Saved entries
template <typename T, int VW>
__global__ void __launch_bounds__(256) maxpool_bwd_kernel(const T* dy, int dcs, const uint8_t* arg, T* dx, int ocs,
                                                          int N, int H, int W, int C, int k, int accumulate) {
  const int G = C / VW;
  const PoolLanes L(G);
  if (!L.active) return;
  const long npix = (long)N * H * W;
  const int p = k / 2;
  POOL_LOOP(L, npix, G) {
    int n, h, w;
    pix_nhw(pix, H, W, n, h, w);
    const int c0 = cg * VW;
    float s[VW];
#pragma unroll
    for (int e = 0; e < VW; ++e) s[e] = 0.f;
    for (int oh = h - p; oh <= h + p; ++oh) {
      if (oh < 0 || oh >= H) continue;
      const int dyy = h - (oh - p);
      for (int ow = w - p; ow <= w + p; ++ow) {
        if (ow < 0 || ow >= W) continue;
        const int want = dyy * k + (w - (ow - p));
        const long o = ((long)n * H + oh) * W + ow;
        float g[VW];
        vload<T, VW>(dy + o * dcs + c0, g);
#pragma unroll
        for (int e = 0; e < VW; ++e)
          if (arg[o * C + c0 + e] == want) s[e] += g[e];
      }
    }
    vstore_acc<T, VW>(dx + pix * ocs + c0, s, accumulate);
  }
}

template <typename T, int VW>
__global__ void __launch_bounds__(256) axis_mean_kernel(const T* x, int xcs, int N, int H, int W, int C, T* oh,
                                                        long ohn, T* ow, long own) {
  __shared__ float red[256 * VW];
  const int n = blockIdx.y, b = blockIdx.x;
  const bool row = b < H;
  const int idx = row ? b : b - H;
  const int L = row ? W : H;
  const int G = C / VW;
  for (int cb = 0; cb < G; cb += 256) {
    const int gn = min(256, G - cb), S = 256 / gn;
    const int cg = cb + threadIdx.x % gn, sp = threadIdx.x / gn;
    float s[VW];
#pragma unroll
    for (int e = 0; e < VW; ++e) s[e] = 0.f;
    if (sp < S)
      for (int j = sp; j < L; j += S) {
        const int hh = row ? idx : j, ww = row ? j : idx;
        float v[VW];
        vload<T, VW>(x + (((long)n * H + hh) * W + ww) * xcs + cg * VW, v);
#pragma unroll
        for (int e = 0; e < VW; ++e) s[e] += v[e];
      }
#pragma unroll
    for (int e = 0; e < VW; ++e) red[threadIdx.x * VW + e] = s[e];
    __syncthreads();
    if (threadIdx.x < gn) {
      float t[VW];
#pragma unroll
      for (int e = 0; e < VW; ++e) t[e] = 0.f;
      for (int q = 0; q < S; ++q)
#pragma unroll
        for (int e = 0; e < VW; ++e) t[e] += red[(q * gn + threadIdx.x) * VW + e];
#pragma unroll
      for (int e = 0; e < VW; ++e) t[e] /= (float)L;
      T* dst = row ? oh + n * ohn + (long)idx * C : ow + n * own + (long)idx * C;
      vstore<T, VW>(dst + cg * VW, t);
    }
    __syncthreads();
  }
}
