diff --git a/espm_amd/csrc/mu_fused_kernel.hpp b/espm_amd/csrc/mu_fused_kernel.hpp
--- a/espm_amd/csrc/mu_fused_kernel.hpp
+++ b/espm_amd/csrc/mu_fused_kernel.hpp
@@ -155,13 +155,28 @@
     const int n_perm = perm_lds ? PB + 64 * fa.w.n_cg : 0, n_woff = 2 * fa.w.n_cg + 1;
     staged = PLAIN || (a.n_pad <= TR * NT && n_perm <= PC * NT && n_woff <= NT && a.cs_nbk <= 64 && 2 * K <= NT / 64);
     if (staged) {
-      float4 tlo[TR], thi[TR];
-#pragma unroll
-      for (int i = 0; i < TR; ++i) {
-        const int r = threadIdx.x + i * NT;
-        const float* src = a.gw_s + (size_t)min(r, a.n_pad - 1) * KP;
-        tlo[i] = *reinterpret_cast<const float4*>(src);
-        thi[i] = K > 4 ? *reinterpret_cast<const float4*>(src + 4) : make_float4(0.f, 0.f, 0.f, 0.f);
+      constexpr bool TAB2 = FixTab<K>::TWO && FixTab<K>::FIXED;
+      constexpr int NCH = TAB2 ? 2 * TR : 4 + LdsTabGeom<K>::WB;
+      const bool tab_img = PLAIN && a.gw_tab != nullptr;
+      const int n_chunk = TAB2 ? 2 * a.n_pad : (4 + LdsTabGeom<K>::WB) * (a.n_pad / 4);
+      float4 tlo[TR], thi[TR], tch[PLAIN ? NCH : 1];
+      if (tab_img) {
+        if constexpr (PLAIN) {
+#pragma unroll
+          for (int i = 0; i < NCH; ++i) {
+            const int j = threadIdx.x + i * NT;
+            const int jc = TAB2 && j >= a.n_pad ? ESPM_TAB2_BASE / 16 + (j - a.n_pad) : j;
+            tch[i] = j < n_chunk ? reinterpret_cast<const float4*>(a.gw_tab)[jc] : make_float4(0.f, 0.f, 0.f, 0.f);
+          }
+        }
+      } else {
+#pragma unroll
+        for (int i = 0; i < TR; ++i) {
+          const int r = threadIdx.x + i * NT;
+          const float* src = a.gw_s + (size_t)min(r, a.n_pad - 1) * KP;
+          tlo[i] = *reinterpret_cast<const float4*>(src);
+          thi[i] = K > 4 ? *reinterpret_cast<const float4*>(src + 4) : make_float4(0.f, 0.f, 0.f, 0.f);
+        }
       }
       int pv[PC];
 #pragma unroll
@@ -190,10 +205,21 @@
           rwo[u] = i < rw_hi ? a.tail.w_old[i] : 1.f;
         }
       }
-#pragma unroll
-      for (int i = 0; i < TR; ++i) {
-        const int r = threadIdx.x + i * NT;
-        if (r < a.n_pad) FixTab<K>::put(tab, a.n_pad, r, tlo[i], thi[i]);
+      if (tab_img) {
+        if constexpr (PLAIN) {
+#pragma unroll
+          for (int i = 0; i < NCH; ++i) {
+            const int j = threadIdx.x + i * NT;
+            const int jc = TAB2 && j >= a.n_pad ? ESPM_TAB2_BASE / 16 + (j - a.n_pad) : j;
+            if (j < n_chunk) reinterpret_cast<float4*>(tab)[jc] = tch[i];
+          }
+        }
+      } else {
+#pragma unroll
+        for (int i = 0; i < TR; ++i) {
+          const int r = threadIdx.x + i * NT;
+          if (r < a.n_pad) FixTab<K>::put(tab, a.n_pad, r, tlo[i], thi[i]);
+        }
       }
 #pragma unroll
       for (int i = 0; i < PC; ++i) {
diff --git a/espm_amd/csrc/mu_w_step.hip b/espm_amd/csrc/mu_w_step.hip
--- a/espm_amd/csrc/mu_w_step.hip
+++ b/espm_amd/csrc/mu_w_step.hip
@@ -1,11 +1,15 @@
 #include <atomic>
 #include <stdio.h>
+#include <stdint.h>
 #include <stdlib.h>
 
 #include "mu_w_kernel.hpp"
 #include "mu_w_mfma_kernel.hpp"
 #include "mu_xchg.hpp"
 
+#ifndef ESPM_W_REDUCE_WIDE_DEFAULT
+#define ESPM_W_REDUCE_WIDE_DEFAULT 2
+#endif
 #ifndef ESPM_MFMA_MIN_K
 #define ESPM_MFMA_MIN_K 9
 #endif
@@ -110,6 +114,8 @@
   float pg_gamma_w;
   int pg_track;
   float* gw_s;
+  float* gw_tab = nullptr;
+  int tab_lo = 0, tab_hi = 0, tab_hi_stride = 0;
   double* parts;
   float log_shift, gw_floor, xscale;
   int fuse_finalize;
@@ -124,11 +130,12 @@
     if (a.fixed_w) fx = a.fixed_w[(size_t)c * a.k + kk];
   }
 }
-__device__ __forceinline__ void w_update_entries(const WUpdateArgs& a, int kk, int c, int e, bool owns, float t, double rs, int nwg, int wg,
-                                                 float wo_pre, float fx_pre) {
-  double cs = 0.0, sw = 0.0, qw = 0.0;
+__device__ __forceinline__ void w_update_one(const WUpdateArgs& a, int kk, int c, int e, bool owns, float t, double rs, float wo_pre, float fx_pre,
+                                             double& cs, double& sw, double& qw) {
+  cs = 0.0; sw = 0.0; qw = 0.0;
   if (owns) {
     a.a_out[e] = t;
+    float* tabp = a.gw_tab ? a.gw_tab + ((kk < 4 ? a.tab_lo + 4 * c : a.tab_hi + a.tab_hi_stride * c) + (kk & 3)) : nullptr;
     if (c < a.n) {
       const float wo = wo_pre;
       float v;
@@ -145,13 +152,21 @@
       if (fx_pre >= 0.f) v = fx_pre;
       a.w_new[(size_t)c * a.k + kk] = v;
       const float gv = fmaxf(v, a.gw_floor);
-      a.gw_s[(size_t)c * KP + kk] = gv * (1.f / a.xscale);
+      const float gs = gv * (1.f / a.xscale);
+      a.gw_s[(size_t)c * KP + kk] = gs;
+      if (tabp) *tabp = gs;
       cs = (double)gv;
       sw = (double)v;
     } else {
       a.gw_s[(size_t)c * KP + kk] = 1.f;
-    }
-  }
+      if (tabp) *tabp = 1.f;
+    }
+  }
+}
+__device__ __forceinline__ void w_update_entries(const WUpdateArgs& a, int kk, int c, int e, bool owns, float t, double rs, int nwg, int wg,
+                                                 float wo_pre, float fx_pre) {
+  double cs, sw, qw;
+  w_update_one(a, kk, c, e, owns, t, rs, wo_pre, fx_pre, cs, sw, qw);
   cs = wave_sum(cs);
   sw = wave_sum(sw);
   if (a.pg_track) qw = wave_sum(qw);
@@ -235,6 +250,102 @@
       for (int g = 0; g < 8; ++g) t += s_part[g][col];
     }
     w_update_entries(a, kk, c, e, owns, t, rs, nwg, blockIdx.x, wo_pre, fx_pre);
+  }
+}
+
+template <int SPLIT>
+__global__ __launch_bounds__(256) void w_reduce_update_wide_kernel(const WUpdateArgs a) {
+  constexpr int QPW = 32 / SPLIT, EPW = 4 * QPW, NACC = 8 / SPLIT;
+  __shared__ double fscratch[5 * (ESPM_HP_NSCALAR + 2 * KP + 1)];
+  __shared__ __attribute__((aligned(16))) float s_part[8 * SPLIT][EPW];
+  __shared__ double s_rsw[4];
+  const int nbq = (a.n_pad + EPW - 1) / EPW, nwg = a.k * nbq;
+  if ((int)blockIdx.x >= nwg) {
+    h_finalize_one(a.fin, (int)blockIdx.x - nwg, fscratch);
+    return;
+  }
+  const int kk = blockIdx.x / nbq, j = blockIdx.x - kk * nbq;
+  const int q = threadIdx.x % QPW, r = threadIdx.x / QPW, grp = r & 7, half = r >> 3;
+  const int c0 = EPW * j + 4 * q;
+  const bool live = c0 < a.n_pad;
+  const size_t e0 = (size_t)kk * a.n_pad + c0;
+  auto src = [&](int b) { return *reinterpret_cast<const float4*>(a.src + (size_t)b * a.src_stride + 4 * e0); };
+  const float4 zero4 = make_float4(0.f, 0.f, 0.f, 0.f);
+  const int b0 = grp + 8 * NACC * half;
+  float4 v[NACC][4];
+#pragma unroll
+  for (int i = 0; i < NACC; ++i)
+#pragma unroll
+    for (int m = 0; m < 4; ++m) {
+      const int b = b0 + 8 * i + 64 * m;
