@@ -279,7 +279,27 @@
   return r;
 }
 
-template <bool NEE, bool COUNT, bool EARLY_OUT>
+YB_DEV void anyHitExchange(float& ka, uint32_t& ra, float& kb, uint32_t& rb) {
+  const bool s = kb < ka;
+  const float lo = s ? kb : ka, hi = s ? ka : kb;
+  const uint32_t rl = s ? rb : ra, rh = s ? ra : rb;
+  ka = lo, kb = hi, ra = rl, rb = rh;
+}
+YB_DEV void anyHitChildOrder(const WideSlabs& sl, bool h0, bool h1, bool h2, bool h3, float k[4], uint32_t r[4]) {
+#ifdef YB_X_NEAREST
+  k[0] = h0 ? sl.tn[0] : INFINITY, k[1] = h1 ? sl.tn[1] : INFINITY, k[2] = h2 ? sl.tn[2] : INFINITY, k[3] = h3 ? sl.tn[3] : INFINITY;
+#else
+  k[0] = h0 ? fminf(sl.tn[0] - sl.tf[0], 0.0f) : INFINITY, k[1] = h1 ? fminf(sl.tn[1] - sl.tf[1], 0.0f) : INFINITY;
+  k[2] = h2 ? fminf(sl.tn[2] - sl.tf[2], 0.0f) : INFINITY, k[3] = h3 ? fminf(sl.tn[3] - sl.tf[3], 0.0f) : INFINITY;
+#endif
+  anyHitExchange(k[0], r[0], k[1], r[1]);
+  anyHitExchange(k[2], r[2], k[3], r[3]);
+  anyHitExchange(k[0], r[0], k[2], r[2]);
+  anyHitExchange(k[1], r[1], k[3], r[3]);
+  anyHitExchange(k[1], r[1], k[2], r[2]);
+}
+
+template <bool COUNT>
 YB_DEV bool testBVHWide(const DScene& sc, const YcMesh& mesh, const WideMesh& wm, const LocalRay& r, const WideRay& w,
                         int nodeIdx, TraceState& st, TravStack& stack, TraceCounters& cnt) {
   float d;
@@ -297,12 +317,10 @@
         while (true) {
           const float4 a = __ldg(tris + 3 * size_t(ti)), b = __ldg(tris + 3 * size_t(ti) + 1),
                        c = __ldg(tris + 3 * size_t(ti) + 2);
-          didHit |= testTriangle<NEE, false, COUNT>(sc, mesh, r, a, b, c, nodeIdx, st, nullptr, cnt);
-          if (NEE && didHit) break;
+          didHit |= testTriangle<false, false, COUNT>(sc, mesh, r, a, b, c, nodeIdx, st, nullptr, cnt);
           if (__float_as_uint(c.z) & YC_TRI_LAST) break;
           ti++;
         }
-        if (NEE && EARLY_OUT && didHit) return true;
         if (sp == 0) break;
         stack.pop(--sp, cur, d);
       } else {
@@ -338,7 +356,46 @@
   return didHit;
 }
 
-template <bool NEE, bool COUNT, bool EARLY_OUT>
+template <bool COUNT>
+YB_DEV bool anyHitBVHWide(const DScene& sc, const YcMesh& mesh, const WideMesh& wm, const LocalRay& r, const WideRay& w,
+                          int nodeIdx, TraceState& st, TravStack& stack, TraceCounters& cnt) {
+  float d;
+  if (COUNT) cnt.box++;
+  if (!slabWideBox(w, V3(mesh.rootMin), V3(mesh.rootMax), kTMin, st.hit.t, d)) return false;
+  const float4* __restrict__ nodes = sc.wideNodes + 4 * size_t(wm.nodeOffset);
+  const float4* __restrict__ tris = sc.bvhTris + 3 * size_t(mesh.triOffset);
+  uint32_t cur = wm.rootRef;
+  int sp = 0;
+  while (true) {
+    if (cur & YC_REF_LEAF) {
+      for (uint32_t ti = cur & ~YC_REF_LEAF;; ti++) {
+        const float4 a = __ldg(tris + 3 * size_t(ti)), b = __ldg(tris + 3 * size_t(ti) + 1), c = __ldg(tris + 3 * size_t(ti) + 2);
+        if (testTriangle<true, false, COUNT>(sc, mesh, r, a, b, c, nodeIdx, st, nullptr, cnt)) return true;
+        if (__float_as_uint(c.z) & YC_TRI_LAST) break;
+      }
+    } else {
+      const float4* n = nodes + 4 * size_t(cur);
+      const float4 r0 = __ldg(n), r1 = __ldg(n + 1), r2 = __ldg(n + 2), rf = __ldg(n + 3);
+      uint32_t ref[4] = {__float_as_uint(rf.x), __float_as_uint(rf.y), __float_as_uint(rf.z), __float_as_uint(rf.w)};
+      const WideSlabs sl = slabWide4(w, 0x3f800000u, r0.x, r0.y, r0.z, r0.w, r1.x, r1.y, __float_as_uint(r1.z), __float_as_uint(r1.w),
+                                     __float_as_uint(r2.x), __float_as_uint(r2.y), __float_as_uint(r2.z), __float_as_uint(r2.w), kTMin,
+                                     st.hit.t, true);
+      if (COUNT) cnt.box += 2u + (ref[2] != kWideEmpty) + (ref[3] != kWideEmpty);
+      float k[4];
+      anyHitChildOrder(sl, sl.hit[0], sl.hit[1], sl.hit[2] && ref[2] != kWideEmpty, sl.hit[3] && ref[3] != kWideEmpty, k, ref);
+      if (k[0] < INFINITY) {
+        for (int i = 3; i >= 1; i--)
+          if (k[i] < INFINITY) stack.push(sp++, ref[i], 0.0f);
+        cur = ref[0];
+        continue;
+      }
+    }
+    if (sp == 0) return false;
+    stack.pop(--sp, cur, d);
+  }
+}
+
+template <bool NEE, bool COUNT>
 YB_DEV bool traceSceneWide(const DScene& sc, V3 origin, V3 dir, TraceState& st, TravStack& stack, TraceCounters& cnt) {
   V3 ro[YC_MAX_NODE_DEPTH + 1], rd[YC_MAX_NODE_DEPTH + 1];
   ro[0] = origin;
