# sandyz1000/deep-insight-face

Measured on AMD Instinct MI355X. Metric: faces/sec embedding+match (112x112, 512-d), higher is better.
Workload: dtype f32; 1 GPU; configs[3]: IResNet-100 embed, batch=512/GPU (4096 on 8 GPUs), 1M gallery row-sharded; arch=iresnet100, head=v2, batch_per_gpu=512, global_batch=512, gallery_rows=1000000, gallery_rows_per_gpu=1000000, emd=512, metric=cosine, parallelism=dp1 + gallery row-shard

## Files before the change

deep-insight-face_amd/csrc/conv.hip:

```cpp
#include "gemm_core.hpp"
#include <string>
#include "dif_internal.hpp"
#include "ops.hpp"

#include <stdlib.h>

#include <atomic>
#include <mutex>
#include <set>
#include <type_traits>
#include <utility>

namespace dif {

template <int N>
__device__ __forceinline__ void wait_vmcnt() {
  static_assert(N >= 0 && N < 64, "vmcnt is a 6-bit counter");
  asm volatile("s_waitcnt vmcnt(%0)" ::"n"(N) : "memory");
}


template <int N, int RP, bool PRE, int KMODE = 0>
struct ConvALoader {
  __amdgpu_buffer_rsrc_t rsrc;
// ... 1915 lines not shown
    g_last_kernel = names.insert(std::string("conv_skp_kernel<64x64,") + am_form(AMP + 10) + ",S=" + std::to_string(S) + ">+reduce").first->c_str();
  }
  return 0;
}

template <class T>
static int launch_conv(const ConvArgs& a, hipStream_t st) {
  if constexpr (T::BM == 64 && T::BN == 64) {
    if (const int nw = mt_plan(a)) return launch_conv_mt(a, nw, st);
    if (const int S = sk2_plan(a)) {
      const int emax = (!(a.off & CONV_OFF_BD) && a.w_frag && !(a.dbg & 16384)) ? patch_applies(a) : 0;
      if (emax == PATCH_EMAX_S) return launch_conv_skp<3>(a, S, st);
      if (emax == PATCH_EMAX_L) return launch_conv_skp<5>(a, S, st);
      const bool pw1 = a.KH == 1 && a.KW == 1 && a.pad_t == 0 && a.pad_l == 0 && a.Cin % BK == 0;
      if (pw1) return a.pre_scale ? launch_conv_sk<true, 1>(a, S, st) : launch_conv_sk<false, 1>(a, S, st);
      return a.pre_scale ? launch_conv_sk<true, 0>(a, S, st) : launch_conv_sk<false, 0>(a, S, st);
    }
  }
  constexpr bool kDefaultTile = (T::BM == 64 && T::BN == 64);
  const bool pw = a.KH == 1 && a.KW == 1 && a.pad_t == 0 && a.pad_l == 0 && a.Cin % BK == 0;
  if constexpr (kDefaultTile) {
    const int64_t tiles = ((a.M + T::BM - 1) / T::BM) * (int64_t)((a.Cout + T::BN - 1) / T::BN);
    int64_t slots = 4 * (int64_t)num_cus();
    if (slots > a.sk_max_blocks) slots = a.sk_max_blocks;
    const bool bd = !(a.off & CONV_OFF_BD) && a.w_frag != nullptr;
    if (patch2d_applies(a)) {
      if (t2_applies(a)) return launch_conv_t2(a, st);
      if (bd && conv_bdp_ok(a)) return launch_conv_bdp<T, 6>(a, st);
      return bd ? launch_conv_pre<T, false, 16>(a, st) : launch_conv_pre<T, false, 6>(a, st);
    }
    if (bd && !pw) {
      int emax_tn = patch_applies(a);
      if (emax_tn == 0 && patch_shape(a) && patch_entry_bound(a, 64) <= PATCH_EMAX_X && !(a.dbg & 8192)) emax_tn = PATCH_EMAX_X;
      if (tn_applies(a, emax_tn) && (conv_bdp_ok(a) || (a.dbg & 512)))
        return emax_tn == PATCH_EMAX_X ? launch_conv_tn<PATCH_EMAX_X>(a, st)
                                       : (emax_tn == PATCH_EMAX_L ? launch_conv_tn<PATCH_EMAX_L>(a, st) : launch_conv_tn<PATCH_EMAX_S>(a, st));
    }
    if (bd && !pw && conv_bdp_ok(a)) {
      const int emax = patch_applies(a);
      if (emax == PATCH_EMAX_S) return launch_conv_bdp<T, 3>(a, st);
      if (emax == PATCH_EMAX_L) return launch_conv_bdp<T, 5>(a, st);
    }
    if (a.Cin % 4 == 0 && pipe_applies(a, tiles, a.Kpad / BK, slots)) {
      if (pw && a.pre_scale) return launch_conv_pipe<T, true, 1, 4>(a, st);
      if (pw) return launch_conv_pipe<T, false, 1, 4>(a, st);
      if (!a.pre_scale) return launch_conv_pipe<T, false, 0, 1>(a, st);
    }
  }
  if (pw && a.pre_scale) return launch_conv_pre<T, true, 1>(a, st);
  if (pw) return launch_conv_pre<T, false, 1>(a, st);
  if constexpr (kDefaultTile) {
    {
      const bool bd2 = !(a.off & CONV_OFF_BD) && a.w_frag != nullptr;
      const int emax = patch_applies(a);
      if (bd2 && conv_bdp_ok(a)) {
        if (emax == PATCH_EMAX_S) return launch_conv_bdp<T, 3>(a, st);
        if (emax == PATCH_EMAX_L) return launch_conv_bdp<T, 5>(a, st);
        if (patch2d_applies(a)) return launch_conv_bdp<T, 6>(a, st);
      }
      if (emax == PATCH_EMAX_S) return bd2 ? launch_conv_pre<T, false, 13>(a, st) : launch_conv_pre<T, false, 3>(a, st);
      if (emax == PATCH_EMAX_L) return bd2 ? launch_conv_pre<T, false, 15>(a, st) : launch_conv_pre<T, false, 5>(a, st);
      if (patch2d_applies(a)) return bd2 ? launch_conv_pre<T, false, 16>(a, st) : launch_conv_pre<T, false, 6>(a, st);
    }
  }
  if (a.pre_scale) return launch_conv_pre<T, true, 0>(a, st);
  return launch_conv_pre<T, false, 0>(a, st);
}
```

▸ WORK TASK
Give only the lines from the one holding "int n, h, w;" through the one holding "void __launch_bounds__(256) axis_mean_kernel(const", each restated exactly as it appears above.

▸ SOLUTION BELOW
    int n, h, w;
    pix_nhw(pix, H, W, n, h, w);
    const int c0 = cg * VW;
    float s[VW];
#pragma unroll
    for (int e = 0; e < VW; ++e) s[e] = 0.f;
    for (int oh = h - p; oh <= h + p; ++oh) {
      if (oh < 0 || oh >= H) continue;
      const int dyy = h - (oh - p);
      for (int ow = w - p; ow <= w + p; ++ow) {
        if (ow < 0 || ow >= W) continue;
        const int want = dyy * k + (w - (ow - p));
        const long o = ((long)n * H + oh) * W + ow;
        float g[VW];
        vload<T, VW>(dy + o * dcs + c0, g);
#pragma unroll
        for (int e = 0; e < VW; ++e)
          if (arg[o * C + c0 + e] == want) s[e] += g[e];
      }
    }
    vstore_acc<T, VW>(dx + pix * ocs + c0, s, accumulate);
  }
}

template <typename T, int VW>
__global__ void __launch_bounds__(256) axis_mean_kernel(const T* x, int xcs, int N, int H, int W, int C, T* oh,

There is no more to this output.